C’è una sola via per inserire il Paese in un solido percorso di crescita. E’ quella di trasformare le nuove generazioni da principali vittime del lavoro che manca a protagoniste del lavoro che cambia. Il lavoro che manca è ciò che del passato non c’è più, il lavoro che cambia è ciò che del futuro non c’è ancora. Quello che c’era per le generazioni precedenti e oggi sta sparendo, in termini di occupazione e welfare, impoverisce le nuove generazioni solo se nel frattempo non si creano condizioni di sviluppo economico e sociale più coerenti con nuovi tempi, nuove sensibilità e nuove sfide.
Questa consapevolezza è molto forte nei giovani italiani. I dati di una recente indagine condotta dall’istituto Toniolo per Fim Cisl evidenziano una forte domanda di rappresentanza collettiva non solo per dare risposta alle carenze e difficoltà del presente, ma anche per necessità di affrontare le ripercussioni dei grandi cambiamenti della demografia e della rivoluzione tecnologica.

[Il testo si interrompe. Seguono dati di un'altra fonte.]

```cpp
template <bool VEL, bool ECC = false, int DELTA = 0, class K = FastK, class RC = RotCoefLit>
AZ_DEVICE bool az_sgp4_fast_step(const K &k, const AzGrav &g, const RC &rk, double t, FastCarry &st, double r[3],
                                  double v[3], double dl = 0.0)
{
    az_pair_advance<K::SCALAR>(st.sA, st.cA, k.sdA(), k.cdA());
    az_pair_advance<K::SCALAR>(st.sW, st.cW, k.sdW(), k.cdW());
    az_pair_advance<K::SCALAR>(st.sU, st.cU, k.sdU(), k.cdU());
    double sA = st.sA, cA = st.cA, sW = st.sW, cW = st.cW;
    if constexpr ((DELTA == 1 && ECC) || DELTA == 2) {
        const double a = k.mdot() * dl, b = k.argpdot() * dl;
        if constexpr (DELTA == 2 && ECC) {
            double pa, qa;
            az_pq_16th(a, rk, pa, qa);
            az_rot_apply2(sA, cA, pa, qa);
        } else if constexpr (DELTA == 2) {
            az_rotate_tiny2(sA, cA, a, rk);
        } else {
            sA = fma(st.cA, a, st.sA); cA = fma(-st.sA, a, st.cA);
        }
        if constexpr (DELTA == 2 && ECC) az_rotate_tiny2(sW, cW, b, rk);
        else { sW = fma(st.cW, b, st.sW); cW = fma(-st.sW, b, st.cW); }
    }
    const double t2 = t * t;

    const double dm = fma(k.eta(), cA, 1.0);
    const double th = fma(k.xmcof(), dm * dm * dm, fma(k.omgcof(), t, -k.xd()));
    const double tempa = fma(-t, fma(t, fma(t, fma(t, k.d4(), k.d3()), k.d2()), k.cc1()), 1.0);
    const double dtc = t - k.tc();
    double nl = fma(k.nl2() * dtc, dtc, t2 * (t * fma(t, fma(t, k.nl5(), k.nl4()), k.nl3())));
    if constexpr (DELTA != 0) nl = fma(k.udot(), dl, nl);
    bool bad = false;
    double p, q;
    if (ECC) az_pq_16th(th, rk, p, q);
    else az_pq_ecc_scaled(th, rk, p, q);
    const double smm = fma(cA, p, fma(sA, q, sA));
    const double sw = fma(-cW, p, fma(sW, q, sW));
    const double cw = fma(sW, p, fma(cW, q, cW));
    const double em = fmax(fma(-k.bc5(), smm, fma(-k.bc4(), t, k.ecb())), 1.0e-6);

    const double sqrt_am = k.sab() * fabs(tempa);
    const double am = sqrt_am * sqrt_am;
    const double omem2 = fma(-em, em, 1.0);
    const double R = az_rcp(sqrt_am * omem2);
    const double ra = R * omem2;
    const double temp = ra * R;

    const double axnl = em * cw;
    const double aynl = fma(em, sw, temp * k.aycof());
    double s = st.sU, c = st.cU;
    {
        const double eps = fma(temp * k.xlcof(), axnl, nl);
        az_pq_16th(eps, rk, p, q);
        az_rot_apply2(s, c, p, q);
    }

    const double el2 = fma(axnl, axnl, aynl * aynl);
    double ecose, esine, ome, inv_ome, betal, inv_omel2, inv_1pb;
    if (!ECC) {
        const double rden = az_rcp1(fma(-s, aynl, fma(-c, axnl, 1.0)));
        const double d0 = fma(axnl, s, -(aynl * c)) * rden;
        az_fpq_milli(d0, rk, p, q);
        az_rot_apply2(s, c, p, q);
        const double d1 = fma(axnl, s, fma(-aynl, c, -d0)) * rden;
        {
            const double s1 = fma(c, d1, s);
            c = fma(-s, d1, c);
            s = s1;
        }
        ecose = fma(axnl, c, aynl * s);
        esine = fma(axnl, s, -(aynl * c));
        ome = 1.0 - ecose;
        const double x = fma(-ome, rden, 1.0);
        inv_ome = fma(rden, fma(x, x, x), rden);
        betal = fma(el2, fma(el2, -0.125, -0.5), 1.0);
        inv_omel2 = el2 + 1.0;
        inv_1pb = fma(el2, rk(RC_p8), 0.5);
    } else {
        double eps = 0.0, rden = 1.0, d = 0.0;
#pragma unroll
        for (int it = 0; it < 5; ++it) {
            rden = az_rcp1(fma(-s, aynl, fma(-c, axnl, 1.0)));
            d = fma(axnl, s, fma(-aynl, c, -eps)) * rden;
            eps += d;
            if (it == 0) {
                bad |= !(fabs(d) <= 0.5);
                az_pq_large(d, rk, p, q);
                az_rot_apply2(s, c, p, q);
            } else if (it == 1) {
                bad |= !(fabs(d) <= AZ_ROT_MED);
                az_pq_med(d, rk, p, q);
                az_rot_apply2(s, c, p, q);
            } else {
                bad |= !(fabs(d) <= AZ_ROT_SMALL);
                az_fpq_small(d, rk, p, q);
                az_rot_apply2(s, c, p, q);
            }
        }
        const double d2 = d * d;
        bad |= !(el2 * d2 * d2 < 4.0e-26);
        ecose = fma(axnl, c, aynl * s);
        esine = fma(axnl, s, -(aynl * c));
        ome = 1.0 - ecose;
        inv_ome = fma(rden, fma(-ome, rden, 1.0), rden);
        const double omel2 = 1.0 - el2;
        const double rb = az_rsqrt(omel2);
        betal = omel2 * rb;
        inv_omel2 = rb * rb;
        inv_1pb = az_rcp(1.0 + betal);
    }

    const double est = esine * inv_1pb;
    const double sinu = inv_ome * (s - fma(axnl, est, aynl));
    const double cosu = inv_ome * (c + fma(aynl, est, -axnl));
    const double sin2u = (sinu + sinu) * cosu;
    const double cos2u = fma(-2.0 * sinu, sinu, 1.0);

    const double inv_am = ra * ra;
    const double rl = am * ome;
    const double inv_pl = inv_am * inv_omel2;
    const double temp1 = g.half_j2 * inv_pl;
    const double temp2 = temp1 * inv_pl;

    const double mrt = fma(rl, fma(k.k_mrt() * temp2, betal, 1.0), k.k_c2u() * temp1 * cos2u);
    const double t2s = temp2 * sin2u;
    const double a_nd = fma(k.k_node(), t2s, fma(k.nodedot(), t - k.tmid(), k.xnodcf() * t2));
    double ssu = sinu, csu = cosu, sn = k.sOc(), cn = k.cOc(), si = k.sinio(), ci = k.cosio();
    az_rotate_tiny2(ssu, csu, k.k_su() * t2s, rk);
    az_pq_16th(a_nd, rk, p, q);
    az_rot_apply2(sn, cn, p, q);
    az_rotate_tiny2(si, ci, k.k_inc() * temp2 * cos2u, rk);

    const double xmx = -sn * ci, xmy = cn * ci;
    const double ux = fma(xmx, ssu, cn * csu);
    const double uy = fma(xmy, ssu, sn * csu);
    const double uz = si * ssu;
    const double rs = mrt * g.radius_km;
    r[0] = rs * ux;
    r[1] = rs * uy;
    r[2] = rs * uz;
    if (VEL) {
        const double rv = ra * g.vkmpersec;
        const double vk = rv * inv_ome;
        const double nxt = rv * inv_am * temp1;
        const double mvt = fma(-nxt * k.x1mth2(), sin2u, vk * esine);
        const double rvdot = fma(nxt, fma(k.x1mth2(), cos2u, k.k_rv()), vk * betal);
        const double vx = fma(xmx, csu, -(cn * ssu));
        const double vy = fma(xmy, csu, -(sn * ssu));
        const double vz = si * csu;
        v[0] = fma(mvt, ux, rvdot * vx);
        v[1] = fma(mvt, uy, rvdot * vy);
        v[2] = fma(mvt, uz, rvdot * vz);
    }
    return bad;
}
```

astroz_amd/csrc/kernels.h:

```cpp
#pragma once
#include <hip/hip_runtime.h>

#include <type_traits>

#include "init_device.h"
#include "propagate_device.h"
#include "fast_step.h"
#include "fast_step_f32.h"

#ifndef AZ_BLOCK
#define AZ_BLOCK 256
#endif
#ifndef AZ_PROP_FAST
#define AZ_PROP_FAST 1
#endif
#ifndef AZ_MIN_WAVES
#define AZ_MIN_WAVES 1
#endif
#ifndef AZ_ROWS_WAVES
#define AZ_ROWS_WAVES 3
#endif
#ifndef AZ_DEEP_WAVES
#define AZ_DEEP_WAVES 2
#endif
#define AZ_RESEED 256
#ifndef AZ_SM_CHUNK
#define AZ_SM_CHUNK 4
#endif

struct PropArgs {
    const double *el;
    const unsigned *flags;
    size_t n_pad;
    const unsigned *list;
    unsigned n_list;
    const double *times;
    unsigned n_times;
    const double *offsets;
    double *pos, *vel;
    const double *sin_g, *cos_g;
    const unsigned char *mask;
    unsigned char *err;
    size_t stride_sats;
    unsigned tile;
    unsigned tile_e, screen_nseg;
    unsigned tile_forced;
    const double *seeds;
    int mode;
    int f32;
    int tm_rows;
    int rows_compact;
    unsigned ecc_row0;
    const double *screen_target;
    union {
        double *part_d2;
        const AzObserver *obs;
    };
    unsigned *part_t;
    double uniform_step;
    int grid_exact_uniform;
    const float *delta;
    double delta_max;
    const double *delta64;
    int delta_wide;
    double grid_t0;
    const double *inc;
    const double *fast_rec;
    unsigned row_lo, row_hi;
    unsigned slot_lo, slot_hi;
    unsigned win_circ_lo, win_circ_hi, win_ecc_lo, win_ecc_hi;
    int arith32;
    unsigned n_circ;
    unsigned redo_slot0;
    unsigned *redo_count;
    unsigned *redo_next;
    unsigned *redo_items;
    const unsigned *rowmap;
    const double *tmp_pos, *tmp_vel;
    unsigned n_rows;
    const double *plan_win;
    const unsigned char *plan_flag;
    unsigned plan_stride;
    const unsigned *redo_static;
    AzGrav g;
};
enum { AZ_ROW_NEAR = 0, AZ_ROW_COPY = 1, AZ_ROW_ZERO = 2 };
enum { AZ_PLAN_sOc, AZ_PLAN_cOc, AZ_PLAN_sdU, AZ_PLAN_cdU, AZ_PLAN_s1U, AZ_PLAN_c1U, AZ_PLAN_NUM };
#define AZ_PLAN_OK 1u
#define AZ_PLAN_TC 2u
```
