@@ -1726,6 +1731,7 @@
             const double lambda_spec = lm_lambda_spec(ctl->lambda, ctl->mode);
             lm_advance(ctl, sc, stopped);
             if (records && !ctl->error) lm_records_advance(ctl, speculated, sel0, lambda_spec);
+            if (t.ungated && !ctl->done && !ctl->error && !ctl->rec_valid) { ctl->halted = 1; ctl->done = 1; }
         }
         return (ctl->done || t.notify) && mail;
     }
@@ -2738,6 +2744,10 @@
     DevBuf<double> red_own, xp, part, scal, diag3, Rinv;
     DevBuf<double> rec_twin;
     bool run_spec = false;
+    bool run_ungated = false;
+    static constexpr int kGateCooldown = 8;
+    int gate_cooldown = 0, gate_cooldown_runs = kGateCooldown;
+    int gate_ungated_runs = 0, gate_halts = 0;
     DevBuf<double> red_packed;
     DevBuf<int4> chol_tasks;
     DevBuf<int> chol_deps;
@@ -2758,7 +2768,7 @@
     DevBuf<unsigned> fin_counter;
     DevBuf<unsigned long long> l0_acc;
     int chol_ntask = 0;
-    struct GraphSlot { int iters = -1, mode = -1; hipGraphExec_t exec = nullptr; unsigned long stamp = 0; };
+    struct GraphSlot { int iters = -1, mode = -1; bool ungated = false; hipGraphExec_t exec = nullptr; unsigned long stamp = 0; };
     static constexpr int kGraphSlots = 3;
     GraphSlot graphs[kGraphSlots];
     unsigned long graph_clock = 0;
@@ -3937,6 +3947,8 @@
     SE2_HIP(hipMemsetAsync(h->ctl.p, 0, sizeof(BaCtl), st));
     h->dev_seq = 0;
     h->drop_graphs();
+    h->gate_cooldown = h->gate_ungated_runs = h->gate_halts = 0;
+    h->gate_cooldown_runs = se2gpu_ba::kGateCooldown;
     SE2_CHECK(h->h_x.reserve(n));
     SE2_CHECK(h->h_scal.reserve(8 + (size_t)h->world));
     if (!h->h_mail) {
@@ -4095,6 +4107,10 @@
     static const bool on = env_flag("SE2GPU_BA_SPECULATE", true);
     return on;
 }
+bool ba_env_gate() {
+    static const bool on = env_flag("SE2GPU_BA_GATE", false);
+    return on;
+}
 bool ba_env_open() {
     static const bool on = env_flag("SE2GPU_BA_OPEN", true);
     return on;
@@ -4154,7 +4170,8 @@
 }
 TrialEnd trial_end(se2gpu_ba* h, const Bufs& B, int step, int decide, int notify, double seq, bool lin = false, bool post = true) {
     return TrialEnd{ba_scal(h), post ? h->d_mail : nullptr, seq, B.c ? h->ctl.p : nullptr,
-                    B.c ? (const volatile int*)h->d_stop : nullptr, step, decide, notify, lin ? 1 : 0};
+                    B.c ? (const volatile int*)h->d_stop : nullptr, step, decide, notify, lin ? 1 : 0,
+                    lin && h->run_ungated ? 1 : 0};
 }
 FinArgs fin_args(se2gpu_ba* h, const Bufs& B, const double* xp, const TrialEnd& te) {
     return FinArgs{1, (int)upd_grid(h).x, h->P, h->O, h->root, h->fixed.p, xp, h->bp.p, B.pa, B.pb,
@@ -4524,7 +4541,7 @@
             SE2_CHECK(ba_reduce(h, 0.0, 0, true));
         }
     } else {
-        if (know_retry != 1) SE2_CHECK(ba_linearize(h, 0.0, true));
+        if (know_retry != 1 && !h->run_ungated) SE2_CHECK(ba_linearize(h, 0.0, true));
         SE2_CHECK(ba_reduce(h, 0.0, !lm ? 0 : know_retry == 0 ? 0 : know_retry == 1 ? 3 : (h->model ? 2 : 0), true));
     }
     SE2_CHECK(ba_allreduce_system(h));
@@ -5463,6 +5480,20 @@
     if (runs) *runs = c.lin_runs;
     if (skips) *skips = c.lin_skips;
     if (twin_bytes) *twin_bytes = (long long)(h->rec_twin.cap * sizeof(double));
+    return SE2GPU_OK;
+}
+
+int se2gpu_ba_debug_gate_counts(const se2gpu_ba* h, int out3[3]) {
+    SE2_REQUIRE(h && h->initialized && out3, SE2GPU_ERR_STATE, "debug_gate_counts before initialize");
+    out3[0] = h->gate_ungated_runs;
+    out3[1] = h->gate_halts;
+    out3[2] = h->gate_cooldown;
+    return SE2GPU_OK;
+}
+int se2gpu_ba_debug_set_gate_cooldown(se2gpu_ba* h, int runs) {
+    SE2_REQUIRE(h && h->initialized && runs >= 0, SE2GPU_ERR_STATE, "debug_set_gate_cooldown: before initialize, or a negative count");
+    h->gate_cooldown_runs = runs;
+    h->gate_cooldown = std::min(h->gate_cooldown, runs);
     return SE2GPU_OK;
 }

Il mondo che cambia e il rinnovo generazionale devono entrare in relazione positiva per consentire al Paese di crescere migliorando, in prospettiva, le condizioni di tutti. Il messaggio di papa Francesco rivolto ai delegati Cisl in occasione del loro congresso nazionale, raccoglie questa preoccupazione quando afferma che è stolto un Paese che fa lavorare a lungo gli anziani e assegna a molti di essi pensioni d’oro, lasciando i giovani ai margini. Stolto perché si compromette la possibilità per le nuove generazioni di dar basi solide al proprio futuro familiare e previdenziale, ma si riduce anche la loro possibilità di contribuire alla produzione di ricchezza e benessere comune. Con conseguenze ancor più gravi per una società che invecchia come la nostra e che avrebbe quindi ancor più bisogno di essere attivamente inclusiva.
Rispetto all’allargamento della popolazione attiva l’Italia è rimasta indietro su tre fronti. Il primo è quello già accennato dei giovani. Il secondo è quello delle donne, il cui tasso di partecipazione è tra i più bassi nel mondo sviluppato. Il terzo sono i lavoratori maturi. In questo caso più che di allargamento della popolazione attiva si tratta di allungamento della vita attiva. Il tasso di occupazione degli over 55 è tutt’ora sotto la media europea ma è anche vero che – a differenza di quanto vale per giovani e donne – è in atto un evidente processo di convergenza, anche per la spinta un po’ brusca della legge Fornero. Collide questo con l’occupazione giovanile? Poco, in un Paese che cresce, perché in tal caso il mercato diventa una torta che si allarga assieme alle opportunità dei nuovi entranti, valorizzando inoltre il contributo a tutte le età. Il rischio di competizione al ribasso può, al contrario, diventare concreto in un Paese che fatica a crescere, investe poco su innovazione e formazione continua.
Più che pensare ai giovani come soggetti mendicanti lavoro, dovremmo piuttosto pensare al lavoro come spazio da arricchire ed espandere con il contributo originale e qualificato delle nuove generazioni.